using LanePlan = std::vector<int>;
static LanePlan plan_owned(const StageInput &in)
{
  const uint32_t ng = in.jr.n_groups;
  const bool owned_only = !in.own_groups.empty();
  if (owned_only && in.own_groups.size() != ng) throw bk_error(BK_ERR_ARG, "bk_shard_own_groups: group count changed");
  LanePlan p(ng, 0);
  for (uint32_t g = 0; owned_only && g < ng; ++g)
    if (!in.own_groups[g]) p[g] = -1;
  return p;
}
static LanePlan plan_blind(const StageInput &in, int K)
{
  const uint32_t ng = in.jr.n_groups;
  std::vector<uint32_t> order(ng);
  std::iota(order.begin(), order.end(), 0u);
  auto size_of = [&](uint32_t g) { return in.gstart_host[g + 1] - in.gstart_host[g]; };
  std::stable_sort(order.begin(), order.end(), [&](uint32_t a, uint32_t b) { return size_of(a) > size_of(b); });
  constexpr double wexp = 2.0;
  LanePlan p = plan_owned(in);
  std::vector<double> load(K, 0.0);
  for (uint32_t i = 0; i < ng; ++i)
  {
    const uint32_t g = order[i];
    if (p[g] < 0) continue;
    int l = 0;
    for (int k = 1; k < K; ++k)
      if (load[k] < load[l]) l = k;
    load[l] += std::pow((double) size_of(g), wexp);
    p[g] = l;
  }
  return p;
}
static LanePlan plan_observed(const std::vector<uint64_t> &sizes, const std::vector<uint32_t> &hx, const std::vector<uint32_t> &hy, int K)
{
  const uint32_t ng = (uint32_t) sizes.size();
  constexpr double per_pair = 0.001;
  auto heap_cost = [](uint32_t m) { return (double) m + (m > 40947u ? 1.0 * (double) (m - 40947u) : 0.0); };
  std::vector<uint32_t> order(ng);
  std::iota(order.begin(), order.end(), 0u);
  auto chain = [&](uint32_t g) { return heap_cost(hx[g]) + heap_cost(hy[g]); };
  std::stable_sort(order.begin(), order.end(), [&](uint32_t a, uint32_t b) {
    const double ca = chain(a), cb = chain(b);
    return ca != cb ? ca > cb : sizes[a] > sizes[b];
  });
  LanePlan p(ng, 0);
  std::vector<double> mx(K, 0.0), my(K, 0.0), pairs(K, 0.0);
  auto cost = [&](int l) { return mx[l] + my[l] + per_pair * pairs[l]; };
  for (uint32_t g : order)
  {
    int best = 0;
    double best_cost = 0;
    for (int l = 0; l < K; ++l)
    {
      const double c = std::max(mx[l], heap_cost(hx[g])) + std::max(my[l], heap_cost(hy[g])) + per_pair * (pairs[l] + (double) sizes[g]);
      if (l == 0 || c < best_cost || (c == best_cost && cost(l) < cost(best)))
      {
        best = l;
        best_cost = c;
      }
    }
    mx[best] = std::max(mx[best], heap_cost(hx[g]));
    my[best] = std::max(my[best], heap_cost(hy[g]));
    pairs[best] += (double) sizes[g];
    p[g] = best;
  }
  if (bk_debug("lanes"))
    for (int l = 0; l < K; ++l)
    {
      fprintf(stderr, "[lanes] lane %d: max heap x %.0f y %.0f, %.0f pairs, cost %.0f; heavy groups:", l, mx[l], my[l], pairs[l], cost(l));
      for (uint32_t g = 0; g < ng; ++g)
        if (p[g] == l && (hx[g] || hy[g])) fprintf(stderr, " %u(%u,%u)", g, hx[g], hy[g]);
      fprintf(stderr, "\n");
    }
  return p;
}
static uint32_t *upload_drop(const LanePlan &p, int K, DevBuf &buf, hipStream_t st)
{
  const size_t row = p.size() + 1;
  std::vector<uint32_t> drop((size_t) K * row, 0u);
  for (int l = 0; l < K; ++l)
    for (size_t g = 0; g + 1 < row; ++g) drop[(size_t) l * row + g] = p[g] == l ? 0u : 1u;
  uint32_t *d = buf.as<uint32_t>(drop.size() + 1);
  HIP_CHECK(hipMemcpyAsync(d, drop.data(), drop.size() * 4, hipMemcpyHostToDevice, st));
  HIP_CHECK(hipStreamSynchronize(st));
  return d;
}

+===+

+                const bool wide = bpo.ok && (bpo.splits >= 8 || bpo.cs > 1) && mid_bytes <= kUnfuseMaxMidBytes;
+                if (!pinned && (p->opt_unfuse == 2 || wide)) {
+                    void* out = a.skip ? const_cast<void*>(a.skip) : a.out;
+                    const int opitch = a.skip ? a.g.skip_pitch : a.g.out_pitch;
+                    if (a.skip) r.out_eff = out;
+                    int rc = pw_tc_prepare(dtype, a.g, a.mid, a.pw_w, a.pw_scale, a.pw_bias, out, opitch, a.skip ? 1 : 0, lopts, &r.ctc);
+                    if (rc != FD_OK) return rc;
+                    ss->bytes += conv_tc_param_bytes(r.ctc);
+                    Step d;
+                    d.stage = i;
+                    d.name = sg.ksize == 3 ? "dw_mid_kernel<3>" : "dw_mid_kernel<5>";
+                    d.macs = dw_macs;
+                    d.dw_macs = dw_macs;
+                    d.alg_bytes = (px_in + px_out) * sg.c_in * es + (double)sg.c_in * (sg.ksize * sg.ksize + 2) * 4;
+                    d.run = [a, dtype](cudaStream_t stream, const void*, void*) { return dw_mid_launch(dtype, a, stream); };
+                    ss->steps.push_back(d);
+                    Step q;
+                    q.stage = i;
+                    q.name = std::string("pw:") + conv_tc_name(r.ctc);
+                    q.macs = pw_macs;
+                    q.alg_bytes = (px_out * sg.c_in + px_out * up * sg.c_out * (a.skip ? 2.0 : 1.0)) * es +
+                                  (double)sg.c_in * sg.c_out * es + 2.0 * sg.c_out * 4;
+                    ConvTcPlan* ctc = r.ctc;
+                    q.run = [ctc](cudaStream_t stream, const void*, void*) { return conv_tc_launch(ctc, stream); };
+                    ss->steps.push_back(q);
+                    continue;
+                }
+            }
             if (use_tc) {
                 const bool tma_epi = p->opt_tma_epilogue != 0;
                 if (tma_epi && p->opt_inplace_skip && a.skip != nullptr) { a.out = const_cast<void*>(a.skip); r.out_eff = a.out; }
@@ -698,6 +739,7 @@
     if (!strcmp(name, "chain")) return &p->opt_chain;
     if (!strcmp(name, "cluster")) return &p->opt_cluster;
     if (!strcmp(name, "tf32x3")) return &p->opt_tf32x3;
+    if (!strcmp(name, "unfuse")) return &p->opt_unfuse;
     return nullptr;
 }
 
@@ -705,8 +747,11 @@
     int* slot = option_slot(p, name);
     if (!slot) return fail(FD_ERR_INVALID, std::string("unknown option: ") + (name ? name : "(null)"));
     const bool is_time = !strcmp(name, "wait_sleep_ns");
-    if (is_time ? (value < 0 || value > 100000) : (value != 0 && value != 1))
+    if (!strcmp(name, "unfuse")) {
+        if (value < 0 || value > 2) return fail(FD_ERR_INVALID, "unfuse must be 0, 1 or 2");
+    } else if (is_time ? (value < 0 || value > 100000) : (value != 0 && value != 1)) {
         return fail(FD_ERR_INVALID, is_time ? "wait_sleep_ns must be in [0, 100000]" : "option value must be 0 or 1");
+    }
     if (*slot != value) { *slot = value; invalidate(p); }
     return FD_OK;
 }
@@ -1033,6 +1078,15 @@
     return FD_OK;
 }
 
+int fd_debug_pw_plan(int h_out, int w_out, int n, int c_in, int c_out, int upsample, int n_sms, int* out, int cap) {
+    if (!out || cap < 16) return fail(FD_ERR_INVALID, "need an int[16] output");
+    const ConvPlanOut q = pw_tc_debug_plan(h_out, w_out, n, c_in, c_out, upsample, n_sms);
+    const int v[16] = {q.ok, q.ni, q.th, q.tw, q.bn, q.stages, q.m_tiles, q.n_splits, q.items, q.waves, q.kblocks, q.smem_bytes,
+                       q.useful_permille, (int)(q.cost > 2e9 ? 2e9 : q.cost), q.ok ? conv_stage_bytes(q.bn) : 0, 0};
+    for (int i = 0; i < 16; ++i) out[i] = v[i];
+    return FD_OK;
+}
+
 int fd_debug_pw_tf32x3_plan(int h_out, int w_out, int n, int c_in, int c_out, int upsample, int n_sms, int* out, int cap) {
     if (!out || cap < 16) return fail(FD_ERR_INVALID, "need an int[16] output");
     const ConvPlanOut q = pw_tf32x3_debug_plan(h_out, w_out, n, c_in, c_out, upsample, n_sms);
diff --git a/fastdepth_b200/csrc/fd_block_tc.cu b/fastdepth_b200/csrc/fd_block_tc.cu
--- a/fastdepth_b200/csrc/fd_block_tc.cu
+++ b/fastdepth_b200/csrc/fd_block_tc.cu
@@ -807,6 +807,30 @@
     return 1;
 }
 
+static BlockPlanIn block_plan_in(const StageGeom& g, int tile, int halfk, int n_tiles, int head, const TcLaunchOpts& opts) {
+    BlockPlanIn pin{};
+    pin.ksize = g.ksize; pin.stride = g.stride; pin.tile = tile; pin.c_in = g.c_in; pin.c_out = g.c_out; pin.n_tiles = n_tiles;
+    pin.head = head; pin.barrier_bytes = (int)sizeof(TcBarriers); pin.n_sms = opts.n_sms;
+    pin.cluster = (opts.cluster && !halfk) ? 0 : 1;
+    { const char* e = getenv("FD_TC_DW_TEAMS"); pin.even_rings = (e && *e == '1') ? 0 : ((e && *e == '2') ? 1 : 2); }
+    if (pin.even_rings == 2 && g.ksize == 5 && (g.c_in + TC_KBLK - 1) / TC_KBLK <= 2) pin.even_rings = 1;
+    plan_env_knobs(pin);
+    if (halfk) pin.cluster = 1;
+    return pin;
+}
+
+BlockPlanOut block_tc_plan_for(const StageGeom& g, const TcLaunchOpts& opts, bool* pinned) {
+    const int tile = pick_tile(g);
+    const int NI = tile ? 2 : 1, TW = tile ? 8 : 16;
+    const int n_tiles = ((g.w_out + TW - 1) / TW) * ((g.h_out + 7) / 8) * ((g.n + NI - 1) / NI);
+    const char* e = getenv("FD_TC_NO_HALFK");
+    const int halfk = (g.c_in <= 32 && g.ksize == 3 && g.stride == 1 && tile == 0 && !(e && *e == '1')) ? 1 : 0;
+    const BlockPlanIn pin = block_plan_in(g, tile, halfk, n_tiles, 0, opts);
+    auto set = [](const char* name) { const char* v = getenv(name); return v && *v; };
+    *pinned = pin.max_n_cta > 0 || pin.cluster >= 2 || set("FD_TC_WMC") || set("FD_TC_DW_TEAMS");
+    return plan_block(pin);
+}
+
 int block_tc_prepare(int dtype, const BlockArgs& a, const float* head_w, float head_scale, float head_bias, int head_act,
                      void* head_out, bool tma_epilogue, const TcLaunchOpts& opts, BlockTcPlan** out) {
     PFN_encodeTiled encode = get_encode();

+===+

Every line above that holds the string "sizes" should be returned.

static LanePlan plan_observed(const std::vector<uint64_t> &sizes, const std::vector<uint32_t> &hx, const std::vector<uint32_t> &hy, int K)
  const uint32_t ng = (uint32_t) sizes.size();
    return ca != cb ? ca > cb : sizes[a] > sizes[b];
      const double c = std::max(mx[l], heap_cost(hx[g])) + std::max(my[l], heap_cost(hy[g])) + per_pair * (pairs[l] + (double) sizes[g]);
    pairs[best] += (double) sizes[g];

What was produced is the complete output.